▶ _ACTIVITY_:
Copy every line from the records below that carries the word "typedef".

[Stored data]
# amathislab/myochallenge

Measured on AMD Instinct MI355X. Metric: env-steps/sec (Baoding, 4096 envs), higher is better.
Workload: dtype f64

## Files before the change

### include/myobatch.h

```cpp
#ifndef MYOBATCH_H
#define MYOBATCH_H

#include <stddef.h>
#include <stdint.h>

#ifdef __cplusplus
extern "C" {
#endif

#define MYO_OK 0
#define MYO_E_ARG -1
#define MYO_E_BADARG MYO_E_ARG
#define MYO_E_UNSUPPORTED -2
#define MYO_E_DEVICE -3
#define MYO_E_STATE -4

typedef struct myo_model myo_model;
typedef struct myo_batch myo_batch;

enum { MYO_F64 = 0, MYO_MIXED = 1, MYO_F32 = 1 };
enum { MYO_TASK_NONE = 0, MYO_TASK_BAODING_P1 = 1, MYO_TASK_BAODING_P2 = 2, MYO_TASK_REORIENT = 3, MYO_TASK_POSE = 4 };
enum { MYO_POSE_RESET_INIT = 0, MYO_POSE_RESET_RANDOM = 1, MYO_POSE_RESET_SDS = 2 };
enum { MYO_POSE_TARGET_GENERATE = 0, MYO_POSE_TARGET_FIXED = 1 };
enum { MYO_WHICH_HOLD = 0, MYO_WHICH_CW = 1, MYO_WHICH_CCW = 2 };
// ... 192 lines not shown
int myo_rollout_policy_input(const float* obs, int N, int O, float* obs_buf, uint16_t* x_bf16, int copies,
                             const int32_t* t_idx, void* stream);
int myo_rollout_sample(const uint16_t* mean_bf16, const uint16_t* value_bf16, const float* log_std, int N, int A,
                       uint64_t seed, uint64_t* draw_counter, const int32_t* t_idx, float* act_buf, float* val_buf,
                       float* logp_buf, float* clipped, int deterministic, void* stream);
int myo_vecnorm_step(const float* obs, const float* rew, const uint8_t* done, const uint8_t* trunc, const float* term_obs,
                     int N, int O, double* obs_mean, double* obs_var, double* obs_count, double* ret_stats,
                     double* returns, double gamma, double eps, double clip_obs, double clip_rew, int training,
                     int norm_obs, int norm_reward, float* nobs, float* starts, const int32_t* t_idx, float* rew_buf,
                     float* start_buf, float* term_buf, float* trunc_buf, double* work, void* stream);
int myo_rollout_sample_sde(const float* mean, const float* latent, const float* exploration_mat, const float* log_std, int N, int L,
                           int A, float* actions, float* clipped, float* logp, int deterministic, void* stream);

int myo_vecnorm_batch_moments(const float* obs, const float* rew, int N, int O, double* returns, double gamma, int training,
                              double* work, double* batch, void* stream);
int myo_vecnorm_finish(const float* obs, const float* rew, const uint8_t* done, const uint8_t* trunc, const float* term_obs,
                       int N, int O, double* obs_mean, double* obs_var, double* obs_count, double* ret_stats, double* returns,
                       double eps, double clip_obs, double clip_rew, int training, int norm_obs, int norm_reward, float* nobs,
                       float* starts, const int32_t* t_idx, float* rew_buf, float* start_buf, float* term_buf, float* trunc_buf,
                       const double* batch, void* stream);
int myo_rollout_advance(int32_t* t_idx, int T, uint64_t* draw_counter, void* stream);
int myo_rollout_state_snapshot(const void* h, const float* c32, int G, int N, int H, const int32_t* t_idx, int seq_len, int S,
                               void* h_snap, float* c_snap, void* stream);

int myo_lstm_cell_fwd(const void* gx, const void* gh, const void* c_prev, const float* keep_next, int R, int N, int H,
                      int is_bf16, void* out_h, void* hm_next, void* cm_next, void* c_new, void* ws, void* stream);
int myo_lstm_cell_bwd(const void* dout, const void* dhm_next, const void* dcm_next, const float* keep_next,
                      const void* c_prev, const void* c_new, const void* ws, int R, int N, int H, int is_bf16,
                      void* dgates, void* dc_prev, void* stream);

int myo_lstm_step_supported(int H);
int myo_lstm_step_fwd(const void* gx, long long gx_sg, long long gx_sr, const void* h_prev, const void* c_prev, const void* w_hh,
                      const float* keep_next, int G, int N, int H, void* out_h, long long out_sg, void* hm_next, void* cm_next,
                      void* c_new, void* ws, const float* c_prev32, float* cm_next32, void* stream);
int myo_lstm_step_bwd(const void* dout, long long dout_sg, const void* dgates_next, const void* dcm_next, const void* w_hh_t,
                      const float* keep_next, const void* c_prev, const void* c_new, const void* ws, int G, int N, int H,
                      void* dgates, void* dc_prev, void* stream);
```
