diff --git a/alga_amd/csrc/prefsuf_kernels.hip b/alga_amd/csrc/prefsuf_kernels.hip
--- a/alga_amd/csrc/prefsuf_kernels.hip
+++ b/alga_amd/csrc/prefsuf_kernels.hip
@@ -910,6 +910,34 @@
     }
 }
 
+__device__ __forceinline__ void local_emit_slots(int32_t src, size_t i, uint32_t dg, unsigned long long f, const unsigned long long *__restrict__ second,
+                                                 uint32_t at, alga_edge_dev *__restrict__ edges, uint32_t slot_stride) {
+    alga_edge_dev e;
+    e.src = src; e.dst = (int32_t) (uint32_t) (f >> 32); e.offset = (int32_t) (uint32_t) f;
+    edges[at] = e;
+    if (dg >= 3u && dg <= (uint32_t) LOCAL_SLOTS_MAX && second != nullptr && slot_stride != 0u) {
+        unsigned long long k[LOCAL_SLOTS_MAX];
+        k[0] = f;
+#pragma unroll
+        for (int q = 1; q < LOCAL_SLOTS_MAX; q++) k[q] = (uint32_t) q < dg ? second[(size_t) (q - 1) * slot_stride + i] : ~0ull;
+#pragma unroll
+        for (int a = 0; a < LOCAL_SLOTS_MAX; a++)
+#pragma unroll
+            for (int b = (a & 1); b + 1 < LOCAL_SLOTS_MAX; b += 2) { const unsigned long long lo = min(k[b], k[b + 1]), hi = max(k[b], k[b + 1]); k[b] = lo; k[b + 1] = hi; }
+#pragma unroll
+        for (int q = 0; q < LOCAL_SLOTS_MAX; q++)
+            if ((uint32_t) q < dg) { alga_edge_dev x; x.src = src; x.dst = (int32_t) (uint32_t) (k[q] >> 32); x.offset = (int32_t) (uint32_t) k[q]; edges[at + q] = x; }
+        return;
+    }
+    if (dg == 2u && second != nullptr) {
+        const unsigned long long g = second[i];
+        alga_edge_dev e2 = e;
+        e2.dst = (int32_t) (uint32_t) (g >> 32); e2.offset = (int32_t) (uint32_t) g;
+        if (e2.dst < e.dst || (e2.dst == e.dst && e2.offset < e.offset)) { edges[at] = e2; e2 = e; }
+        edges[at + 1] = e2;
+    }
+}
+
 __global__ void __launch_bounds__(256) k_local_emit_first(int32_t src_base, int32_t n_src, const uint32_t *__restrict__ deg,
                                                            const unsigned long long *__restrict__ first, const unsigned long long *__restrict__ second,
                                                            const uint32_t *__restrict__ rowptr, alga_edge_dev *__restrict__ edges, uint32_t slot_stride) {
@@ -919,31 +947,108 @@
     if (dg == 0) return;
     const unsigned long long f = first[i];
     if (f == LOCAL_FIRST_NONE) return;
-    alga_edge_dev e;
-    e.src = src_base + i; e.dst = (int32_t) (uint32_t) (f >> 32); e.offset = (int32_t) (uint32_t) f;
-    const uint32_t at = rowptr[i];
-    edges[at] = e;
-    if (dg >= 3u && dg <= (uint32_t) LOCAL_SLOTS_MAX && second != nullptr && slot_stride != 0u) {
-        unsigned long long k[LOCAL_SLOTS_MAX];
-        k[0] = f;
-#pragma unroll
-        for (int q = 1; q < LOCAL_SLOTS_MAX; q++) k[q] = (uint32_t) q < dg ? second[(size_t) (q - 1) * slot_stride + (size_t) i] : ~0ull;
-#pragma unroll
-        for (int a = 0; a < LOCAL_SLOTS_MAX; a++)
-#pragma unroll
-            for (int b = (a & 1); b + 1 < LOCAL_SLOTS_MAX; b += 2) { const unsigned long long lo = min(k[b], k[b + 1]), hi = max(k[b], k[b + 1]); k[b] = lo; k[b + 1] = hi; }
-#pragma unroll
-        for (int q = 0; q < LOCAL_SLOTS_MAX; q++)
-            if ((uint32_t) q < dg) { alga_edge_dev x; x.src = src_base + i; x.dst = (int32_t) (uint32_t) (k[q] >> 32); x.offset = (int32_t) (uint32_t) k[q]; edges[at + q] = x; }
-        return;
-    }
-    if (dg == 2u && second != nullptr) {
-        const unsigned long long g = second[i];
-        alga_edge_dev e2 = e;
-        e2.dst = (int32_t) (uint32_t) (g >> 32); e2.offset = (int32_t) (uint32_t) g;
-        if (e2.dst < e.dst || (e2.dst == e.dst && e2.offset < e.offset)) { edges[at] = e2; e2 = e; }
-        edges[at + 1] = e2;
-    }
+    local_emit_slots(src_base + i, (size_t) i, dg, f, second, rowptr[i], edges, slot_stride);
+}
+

▶ _ANSWER BOX_:
typedef struct myo_model myo_model;
typedef struct myo_batch myo_batch;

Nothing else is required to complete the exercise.